The big question on everyone’s mind is: but do they really work? All of the companies have announced efficacy rates following their clinical trials. Pfizer were first, claiming 90% efficacy. Moderna has an even high efficacy rate – 95%. And Oxford came out with several percentages: 70% overall. 62% if you get one dosing regime, and then the surprise – 90% with different dosing regime.
62% might only just be a passing grade at school, but in the world of vaccines it’s a solid A minus. 90% or higher efficacy rates in clinical trials are exceptional, with all 3 vaccines potentially achieving it. Many vaccines that are commonly in use have much lower efficacy rates. One of the world’s most commonly used vaccine – the TB vaccine – has an efficacy rate of less than 50%. Influenza is difficult to vaccinate against, because the virus changes each year, and so people need to get the right vaccine at the right time – but even then, the efficacy rate is often no more than 50 or 60 percent. Government regulators were well aware of this when they declared earlier in the year that they would approve any vaccine that had been shown to be safe, and had an efficacy rate of more than 50%. The high rates from these trials means that regulators can quickly move to approve, and this week the Pfizer vaccine has already been approved for use in the UK.
Oxford’s three different efficacy rates is one of those quirky stories in science, which points to the value of trying different things, and also to the value of looking for, accepting and examining mistakes. Because it was a mistake – to start with. In looking over early trial results, the investigators were surprised to see that one batch of around 3,000 participants had reported fewer side effects than expected. This kind of continuous review, and check, of trial results as the trial is still in progress is an important part of ensuring safety, and ensuring the trial protocols are being followed correctly.
In this case, they found that the trial protocols had not in fact been followed correctly. The vaccine is designed to be administered in 2 doses – first one, and then another a week later. But this group of participants received only a half dose the first time by mistake. This mistake doesn’t jeopardise or invalidate the trial results in any way. It’s still a valid result. But it does raise some more questions and point to the need to do more testing. The most obvious one being: what is the best dose? And what will the final efficacy of the Oxford vaccine really be? The team are not daunted by this. More testing was always on the cards anyway.
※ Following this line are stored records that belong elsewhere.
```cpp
extern "C" int step_gwnet_backward(const float* hist, int B, int N, int Cin, const float* hidden_last, const StepGwnetParams* p,
                                   const float* saved, float* work, const float* dpred, const StepGwnetParams* grads,
                                   float* dadj, int dropout, void* aux_stream, void* leaf_stream, void* stream) {
    STEP_REQUIRE(hist && hidden_last && p && saved && work && dpred && grads && dadj, "gwnet_backward: null argument");
    STEP_REQUIRE(B > 0 && N > 0 && Cin >= 2, "gwnet_backward: bad sizes");
    hipStream_t st = (hipStream_t)stream;
    AuxLane lane(st, (hipStream_t)aux_stream);
    AuxLane leaves(st, leaf_stream ? (hipStream_t)leaf_stream : (hipStream_t)aux_stream, 64);
    Saved S = carve_saved((float*)saved, B, N, dropout != 0);
    Work W = carve_work(work, B, N, true);
    const long BN = (long)B * N;
    const int allbf16 = p->gemm_bf16;
    auto split_for = [](long) { return -1; };

    STEP_TRY(pack_weights(p, W, st));
    STEP_TRY(zero(W.dwcat, (long)((float*)W.acc64 - W.dwcat) + 2L * NL * NCOPY * 64, st));
    const long NN = (long)N * N;

    {
        StepGemm g = gemm_desc(N, CE, OUT, dpred, 1, N, p->end2_w, CE, 1, W.d_e1, CE);
        g.batch = B; g.sab = (long)OUT * N; g.scb = (long)N * CE;
        STEP_TRY(step_gemm_launch(g, st));
        relu_bwd_kernel<<<g1(BN * CE), 256, 0, st>>>(W.d_e1, S.e1, BN * CE);
        StepGemm gx = gemm_desc((int)BN, CS, CE, W.d_e1, CE, 1, p->end1_w, CS, 1, W.d_xh, CS);
        gx.compute_bf16 = allbf16; STEP_TRY(step_gemm_launch(gx, st));
        relu_bwd_kernel<<<g1(BN * CS), 256, 0, st>>>(W.d_xh, S.xh, BN * CS);
        {
            hipStream_t leaf = leaves.fork();
            StepGemm gz = gemm_desc((int)BN, CS, CS, W.d_xh, CS, 1, W.wskip, CS, 1, W.dskip, CS);
            gz.compute_bf16 = allbf16; STEP_TRY(step_gemm_launch(gz, st));
            {
                StepGemm gw = gemm_desc(OUT, CE, N, dpred, N, 1, S.e1, CE, 1, grads->end2_w, CE);
                gw.batch = B; gw.sab = (long)OUT * N; gw.sbb = (long)N * CE; gw.scb = 0; gw.accumulate = 2;
                STEP_TRY(step_gemm_launch(gw, leaf));
                rowsum_mod_kernel<<<B * OUT, 256, 0, leaf>>>(dpred, N, OUT, grads->end2_b);
                STEP_LAUNCH_CHECK("end2_bias_grad");
                StepGemm gw1 = gemm_desc(CE, CS, (int)BN, W.d_e1, 1, CE, S.xh, CS, 1, grads->end1_w, CS);
                gw1.accumulate = 2; gw1.splitk = split_for(BN);
                gw1.a_rowsum = grads->end1_b;
                gw1.compute_bf16 = allbf16; STEP_TRY(step_gemm_launch(gw1, leaf));
            }
            STEP_TRY(zero(W.bsum, CS, leaf));
            STEP_TRY(step_colsum_launch(W.d_xh, BN, CS, CS, W.bsum, leaf));
            MPtr8 gb;
            for (int i = 0; i < NL; ++i) gb.p[i] = grads->skip_b[i];
            add_to8_kernel<<<1, 256, 0, leaf>>>(gb, W.bsum, CS);
            StepGemm gws = gemm_desc(CS, CS, (int)BN, W.d_xh, 1, CS, S.zlast, CS, 1, W.dwskip, CS);
            gws.accumulate = 2; gws.splitk = split_for(BN);
            gws.compute_bf16 = allbf16; STEP_TRY(step_gemm_launch(gws, leaf));
            if (hipMemcpyAsync(W.d_h2, W.d_xh, (size_t)BN * CS * sizeof(float), hipMemcpyDeviceToDevice, leaf) != hipSuccess) {
                step_set_error("gwnet_backward: copy failed");
                return STEP_ERR_HIP;
            }
            relu_bwd_kernel<<<g1(BN * CS), 256, 0, leaf>>>(W.d_h2, S.h2, BN * CS);
            StepGemm gw2 = gemm_desc(CS, CE, (int)BN, W.d_h2, 1, CS, S.h1, CE, 1, grads->fc_his2_w, CE);
            gw2.accumulate = 2; gw2.splitk = split_for(BN);
            gw2.a_rowsum = grads->fc_his2_b;
            gw2.compute_bf16 = allbf16; STEP_TRY(step_gemm_launch(gw2, leaf));
            StepGemm gh1 = gemm_desc((int)BN, CE, CS, W.d_h2, CS, 1, p->fc_his2_w, CE, 1, W.d_h1, CE);
            gh1.compute_bf16 = allbf16; STEP_TRY(step_gemm_launch(gh1, leaf));
            relu_bwd_kernel<<<g1(BN * CE), 256, 0, leaf>>>(W.d_h1, S.h1, BN * CE);
            StepGemm gw0 = gemm_desc(CE, HID, (int)BN, W.d_h1, 1, CE, hidden_last, HID, 1, grads->fc_his0_w, HID);
            gw0.accumulate = 2; gw0.splitk = split_for(BN);
            gw0.a_rowsum = grads->fc_his0_b;
            gw0.compute_bf16 = allbf16; STEP_TRY(step_gemm_launch(gw0, leaf));
        }
    }

    float* dx0 = nullptr;
    hipEvent_t adj_done = nullptr;
    if (allbf16) STEP_TRY(gwnet_layers_backward<true>(p, grads, S, W, B, N, &dx0, st, lane, leaves, &adj_done));
    else STEP_TRY(gwnet_layers_backward<false>(p, grads, S, W, B, N, &dx0, st, lane, leaves, &adj_done));
    STEP_TRY(lane.wait_done(adj_done));
    static const bool tail_leaves = []() { const char* e = getenv("STEP_TAIL_LEAVES"); return !(e && e[0] == '0'); }();
    if (!tail_leaves) STEP_TRY(leaves.join());
    hipStream_t leaf = tail_leaves ? leaves.fork() : st;
    row_dot_kernel<<<(unsigned)BN, 256, 0, st>>>(W.dPstk, S.Pstk, N, W.rf);
    row_dot_kernel<<<(unsigned)BN, 256, 0, st>>>(W.dPstk + B * NN, S.Pstk + B * NN, N, W.rb);
    rw_bwd_kernel<<<dim3(cdiv(N, 32), cdiv(N, 32), B), 256, 0, st>>>(W.dPstk, W.dPstk + B * NN, N, S.rs, S.cs, W.rf, W.rb, dadj);
    STEP_LAUNCH_CHECK("rw_bwd");
    {
        GatePtrs gg;
        SkipPtrs sg;
        for (int i = 0; i < NL; ++i) {
            gg.wf[i] = grads->filter_w[i]; gg.bf[i] = grads->filter_b[i]; gg.wg[i] = grads->gate_w[i]; gg.bg[i] = grads->gate_b[i];
            sg.w[i] = grads->skip_w[i]; sg.b[i] = nullptr;
        }
        start_conv_bwd_kernel<<<128, 256, 0, leaf>>>(hist, B, N, Cin, dx0, grads->start_w, grads->start_b);
        STEP_LAUNCH_CHECK("start_conv_bwd");
        unpack_gate_grad_kernel<<<dim3(16, NL), 256, 0, leaf>>>(W.dwcat, W.dbcat, gg);
        unpack_skip_grad_kernel<<<CS, CS, 0, leaf>>>(W.dwskip, sg);
    }
    {
        float* rdot = W.y7;
        sum_batches_kernel<<<g1(NN), 256, 0, leaf>>>(W.dPstk + 2 * B * NN, NN, B, W.dPa);
        row_dot_kernel<<<N, 256, 0, leaf>>>(W.dPa, S.Pa, N, rdot);
        softmax_relu_bwd_kernel<<<g1(NN), 256, 0, leaf>>>(S.Madp, S.Pa, W.dPa, rdot, N, W.dM);
        STEP_LAUNCH_CHECK("adp_bwd");
        StepGemm g1_ = gemm_desc(N, 10, N, W.dM, N, 1, p->nodevec2, 1, N, grads->nodevec1, 10);
        g1_.accumulate = 1;
        STEP_TRY(step_gemm_launch(g1_, leaf));
        StepGemm g2_ = gemm_desc(10, N, N, p->nodevec1, 1, 10, W.dM, N, 1, grads->nodevec2, N);
        g2_.accumulate = 1;
        STEP_TRY(step_gemm_launch(g2_, leaf));
    }
    STEP_LAUNCH_CHECK("rw_bwd");
    return STEP_OK;
}
```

For all of the vaccines, these results are only the first results, and all have more trials scheduled, in more contexts, looking to answer more nuanced questions.
And finally – what about those side effects? While the side effects that were reported weren’t pleasant – they were also no worse than expected. Participants reported the kind of symptoms that appear when the immune system jumps into gear – things like headaches, fever, joint aches, tiredness. These show up in any kind of vaccine that relies on the body generating an immune response, and the COVID-19 vaccines have been no different. But no more than 5% of people have developed these symptoms, and they get better on their own. No trial reported serious side effects, and with between 20,000 – 40,000 people in each trial, that’s very good news.